Code for the MCloud project
Workflow:
- Get data through Opeb Data API
- Analyze the data (thru schema matching, etc)
- Recommend computing jobs
==========
ny_dump.py dumps the metadata of all the data sets on the NY Open Data site, and output each data set as a seprate line in ny_dump (the file will be overriden each time the script is run). The script will output the result (success or failure code) for each data set while dumping). Each lines contains the following info sequentially: 1-publishing agency 2-data set name 3-data set description 4-data set category (mapping is showed below) 5-data set url id (each data set has a unique id for access) 6-field names (basically, the "column names")

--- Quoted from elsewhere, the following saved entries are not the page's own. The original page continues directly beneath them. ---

@@ -3999,11 +4026,27 @@
         }
         break;
     }
+    case FM_EW_BN_BWD_REDUCE_PAIR:
+        ARGCHK(need({0, 1, 2, 3, 4, 5, 6, 7, 8, 9}) && pos(3) && d[2] % 32 == 0 && d[2] <= 1024 && 1024 % d[2] == 0,
+               "bn_bwd_reduce_pair: C a power of two in 32 .. 1024");
+        k_bn_bwd_reduce_pair(F(0), U(1), F(2), F(3), F(4), F(5), F(6), F(7), F(8), F(9), d[0], d[1], d[2], s);
+        break;
+    case FM_EW_BN_BWD_APPLY_PLANES_PAIR:
+        ARGCHK(need({0, 1, 2, 3, 4, 5, 6, 7, 8, 9, 10, 11}) && pos(3) && d[2] % 32 == 0, "bn_bwd_apply_planes_pair: C % 32");
+        k_bn_bwd_apply_planes_pair(F(0), U(1), F(2), F(3), F(4), F(5), F(6), F(7), F(8), F(9), U(10), U(11), d[0], d[1], d[2], s);
+        break;
     default:
         ARGCHK(false, "op");
     }
     HIPCHK(hipGetLastError());
     HIPCHK(hipStreamSynchronize(s));
+    return FM_OK;
+}
+
+int fm_debug_bn_pair(fm_engine* e, int32_t on)
+{
+    ARGCHK(e, "null engine");
+    e->bn_pair = on != 0;
     return FM_OK;
 }
 
diff --git a/fedmlp_amd/csrc/kernels.h b/fedmlp_amd/csrc/kernels.h
--- a/fedmlp_amd/csrc/kernels.h
+++ b/fedmlp_amd/csrc/kernels.h
@@ -37,6 +37,12 @@
 void k_bn_bwd_apply_planes(const float* dz, const float* z, const float* y, const float* ca, const float* cb, const float* cc, float* dy,
                            unsigned short* dyp, float* dyh_out, int groups, int pix_per_group, int C, hipStream_t s,
                            const float* mask_scale = nullptr, const float* mask_shift = nullptr, const unsigned short* zh = nullptr);
+void k_bn_bwd_reduce_pair(const float* dz, const unsigned short* zh, const float* ya, const float* yb, const float* mean_a,
+                          const float* istd_a, const float* mean_b, const float* istd_b, float* part_a, float* part_b, int groups,
+                          int pix_per_group, int C, hipStream_t s);
+void k_bn_bwd_apply_planes_pair(const float* dz, const unsigned short* zh, const float* ya, const float* yb, const float* ca_a,
+                                const float* cb_a, const float* cc_a, const float* ca_b, const float* cb_b, const float* cc_b,
+                                unsigned short* dyp_a, unsigned short* dyp_b, int groups, int pix_per_group, int C, hipStream_t s);
 void k_scale(float* x, float w, int64_t n, hipStream_t s);
 #define FM_FOLD_MAX 16
 struct FoldArgs { const float* s[FM_FOLD_MAX]; float n[FM_FOLD_MAX]; };
diff --git a/fedmlp_amd/csrc/planes_ew.hip b/fedmlp_amd/csrc/planes_ew.hip
--- a/fedmlp_amd/csrc/planes_ew.hip
+++ b/fedmlp_amd/csrc/planes_ew.hip
@@ -201,3 +201,127 @@
     hipLaunchKernelGGL(bn_bwd_apply_planes_kernel, dim3(pe_cdiv(n4, 256), groups), dim3(256), 0, s, dz, z, y, ca, cb, cc, dy, dyp,
                        dyh_out, pix_per_group, C, mask_scale, mask_shift, zh);
 }
+
+__global__ __launch_bounds__(256) void bn_bwd_reduce_pair_kernel(const float* __restrict__ dz, const unsigned short* __restrict__ zh,
+                                                                 const float* __restrict__ ya, const float* __restrict__ yb,
+                                                                 const float* __restrict__ mean_a, const float* __restrict__ istd_a,
+                                                                 const float* __restrict__ mean_b, const float* __restrict__ istd_b,
+                                                                 float* __restrict__ part_a, float* __restrict__ part_b,
+                                                                 int pix_per_group, int C, long long zP)
+{
+#if __HIP_DEVICE_COMPILE__
+    __shared__ f32x4 red[2][256];
+    const int g = blockIdx.y, nblk = gridDim.x;
+    const int Q = C >> 2, P = 256 / Q;
+    const int cq = threadIdx.x % Q, pl = threadIdx.x / Q;
+    const int TP = 8 * P;
+    const size_t base = (size_t)g * pix_per_group * C;
+    const f32x4 mu = *reinterpret_cast<const f32x4*>(mean_a + g * C + cq * 4);
+    const f32x4 is = *reinterpret_cast<const f32x4*>(istd_a + g * C + cq * 4);
+    const f32x4 mub = *reinterpret_cast<const f32x4*>(mean_b + g * C + cq * 4);
+    const f32x4 isb = *reinterpret_cast<const f32x4*>(istd_b + g * C + cq * 4);
+    f32x4 s1 = {0.f, 0.f, 0.f, 0.f}, s2 = {0.f, 0.f, 0.f, 0.f}, s3 = {0.f, 0.f, 0.f, 0.f};
+    for (int t0 = blockIdx.x * TP; t0 < pix_per_group; t0 += nblk * TP)
+#pragma unroll 2
+    for (int p = t0 + pl; p < min(pix_per_group, t0 + TP); p += P) {
+        const size_t o = base + (size_t)p * C + cq * 4;
+        f32x4 d = *reinterpret_cast<const f32x4*>(dz + o);
+        const int c = cq * 4;
+        const uint2 hb = *reinterpret_cast<const uint2*>(reinterpret_cast<const unsigned char*>(zh) +
+            ((size_t)(c >> 5) * 3 * zP + (size_t)g * pix_per_group + p) * 64 + ((c & 15) >> 2) * 16 + ((c >> 4) & 1) * 8);
+        d[0] = (short)(hb.x & 0xffffu) > 0 ? d[0] : 0.f;
+        d[1] = (short)(hb.x >> 16) > 0 ? d[1] : 0.f;
+        d[2] = (short)(hb.y & 0xffffu) > 0 ? d[2] : 0.f;
+        d[3] = (short)(hb.y >> 16) > 0 ? d[3] : 0.f;
+        const f32x4 yy = *reinterpret_cast<const f32x4*>(ya + o);
+        const f32x4 xh = (yy - mu) * is;
+        s1 += d;
+        s2 += d * xh;
+        const f32x4 yyb = *reinterpret_cast<const f32x4*>(yb + o);
+        const f32x4 xhb = (yyb - mub) * isb;
+        s3 += d * xhb;
+    }
+    red[0][threadIdx.x] = s1;
+    red[1][threadIdx.x] = s2;
+    __syncthreads();
+    if (pl == 0) {
+        for (int k = 1; k < P; ++k) {
+            s1 += red[0][k * Q + cq];
+            s2 += red[1][k * Q + cq];
+        }
+    }
+    __syncthreads();
+    red[0][threadIdx.x] = s3;
+    __syncthreads();
+    if (pl == 0) {
+        for (int k = 1; k < P; ++k) s3 += red[0][k * Q + cq];
+        float* oa = part_a + ((size_t)(g * nblk + blockIdx.x) * 2) * C + cq * 4;
+        float* ob = part_b + ((size_t)(g * nblk + blockIdx.x) * 2) * C + cq * 4;
+        *reinterpret_cast<f32x4*>(oa) = s1;
+        *reinterpret_cast<f32x4*>(oa + C) = s2;
+        *reinterpret_cast<f32x4*>(ob) = s1;
+        *reinterpret_cast<f32x4*>(ob + C) = s3;
+    }
+#endif
+}
+void k_bn_bwd_reduce_pair(const float* dz, const unsigned short* zh, const float* ya, const float* yb, const float* mean_a,
+                          const float* istd_a, const float* mean_b, const float* istd_b, float* part_a, float* part_b, int groups,
+                          int pix_per_group, int C, hipStream_t s)
+{
+    hipLaunchKernelGGL(bn_bwd_reduce_pair_kernel, dim3(bn_bwd_blocks(pix_per_group), groups), dim3(256), 0, s, dz, zh, ya, yb, mean_a,
+                       istd_a, mean_b, istd_b, part_a, part_b, pix_per_group, C, (long long)groups * pix_per_group);
+}
+
+#if __HIP_DEVICE_COMPILE__
+__device__ __forceinline__ f32x4 pe_bn_bwd_dy(f32x4 a, f32x4 d, f32x4 b, f32x4 yy, f32x4 c)
+{
+    f32x4 r;
+#pragma unroll
+    for (int k = 0; k < 4; ++k) {
+        const float t = b[k] * yy[k];
+        r[k] = __builtin_fmaf(a[k], d[k], t) + c[k];
+    }
+    return r;
+}
+#endif
+__global__ __launch_bounds__(256) void bn_bwd_apply_planes_pair_kernel(const float* __restrict__ dz, const unsigned short* __restrict__ zh,
+                                                                       const float* __restrict__ ya, const float* __restrict__ yb,
+                                                                       const float* __restrict__ ca, const float* __restrict__ cb_,
+                                                                       const float* __restrict__ cc, const float* __restrict__ ca2,
+                                                                       const float* __restrict__ cb2, const float* __restrict__ cc2,
+                                                                       unsigned short* __restrict__ dyp_a, unsigned short* __restrict__ dyp_b,
+                                                                       int pix_per_group, int C)
+{
+#if __HIP_DEVICE_COMPILE__
+    const int grp = blockIdx.y;
+    const int Q = C >> 2;
+    const int64_t n4 = (int64_t)pix_per_group * Q;
+    const int64_t P = (int64_t)gridDim.y * pix_per_group;
+    const int64_t i = (int64_t)blockIdx.x * 256 + threadIdx.x;
+    const bool active = i < n4;
+    const int64_t ii = active ? i : 0;
+    const int c = (int)(ii % Q) * 4;
+    const int64_t pix = (int64_t)grp * pix_per_group + ii / Q;
+    const size_t o = (size_t)pix * C + c;
+    f32x4 d = ld4(dz + o);
+    d = pe_mask_h(d, zh, P, c, pix);
+    {
+        const f32x4 yy = ld4(ya + o);
+        const f32x4 r = pe_bn_bwd_dy(ld4(ca + grp * C + c), d, ld4(cb_ + grp * C + c), yy, ld4(cc + grp * C + c));
+        pe_store_planes(dyp_a, P, c, pix, r, active);
+    }
+    {
+        const f32x4 yy = ld4(yb + o);
+        const f32x4 r = pe_bn_bwd_dy(ld4(ca2 + grp * C + c), d, ld4(cb2 + grp * C + c), yy, ld4(cc2 + grp * C + c));
+        pe_store_planes(dyp_b, P, c, pix, r, active);
+    }
+#endif
+}
+void k_bn_bwd_apply_planes_pair(const float* dz, const unsigned short* zh, const float* ya, const float* yb, const float* ca_a,
+                                const float* cb_a, const float* cc_a, const float* ca_b, const float* cb_b, const float* cc_b,
+                                unsigned short* dyp_a, unsigned short* dyp_b, int groups, int pix_per_group, int C, hipStream_t s)
+{
+    const int64_t n4 = (int64_t)pix_per_group * (C / 4);
+    hipLaunchKernelGGL(bn_bwd_apply_planes_pair_kernel, dim3(pe_cdiv(n4, 256), groups), dim3(256), 0, s, dz, zh, ya, yb, ca_a, cb_a,
+                       cc_a, ca_b, cb_b, cc_b, dyp_a, dyp_b, pix_per_group, C);
+}
diff --git a/fedmlp_amd/csrc/pwgrad.hip b/fedmlp_amd/csrc/pwgrad.hip
--- a/fedmlp_amd/csrc/pwgrad.hip
+++ b/fedmlp_amd/csrc/pwgrad.hip
@@ -23,7 +23,7 @@
     if constexpr (N > 2) f(std::integral_constant<int, 2>{});
     if constexpr (N > 3) f(std::integral_constant<int, 3>{});
 }
-template <int FR, int FC, int SP>
+template <int FR, int FC, int SP, bool RANGE = false>
 __global__ __launch_bounds__(512, 2) void pwgrad_kernel(const PwgradParams p)
 {
 #if __HIP_DEVICE_COMPILE__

ny_dump is the source input for all the demo and analysis code.
==========
Category mapping: 'Recreation': 1, 'Transportation': 2, 'Business': 3, 'Public-Safety': 4, 'Social-Services': 5, 'Environment': 6, 'Health': 7, 'City-Government': 8, 'Education': 9, 'Housing-Development': 10
==========
api.py shows a one-off result of the schema matching: one random data set from the NY open data set list will be chosen as the target, and do the schema matching from the rest sets. The output are 5 most matched data set with info printed including distance (as a similarity score, lower is closer) and the details of the matched data sets.
==========
clf.py run the schema matching, analyze the accuracy and output a confusion matrix
==========
demo.py runs interactively to show the schema matching results. The user is presented with the info of 10 randomly picked data sets and is asked to input several column names (or fileds) of their own data set. The script will match a most similar one from the 10 candidates, outputting the changes mneeded to make to match perfectly with the target data set.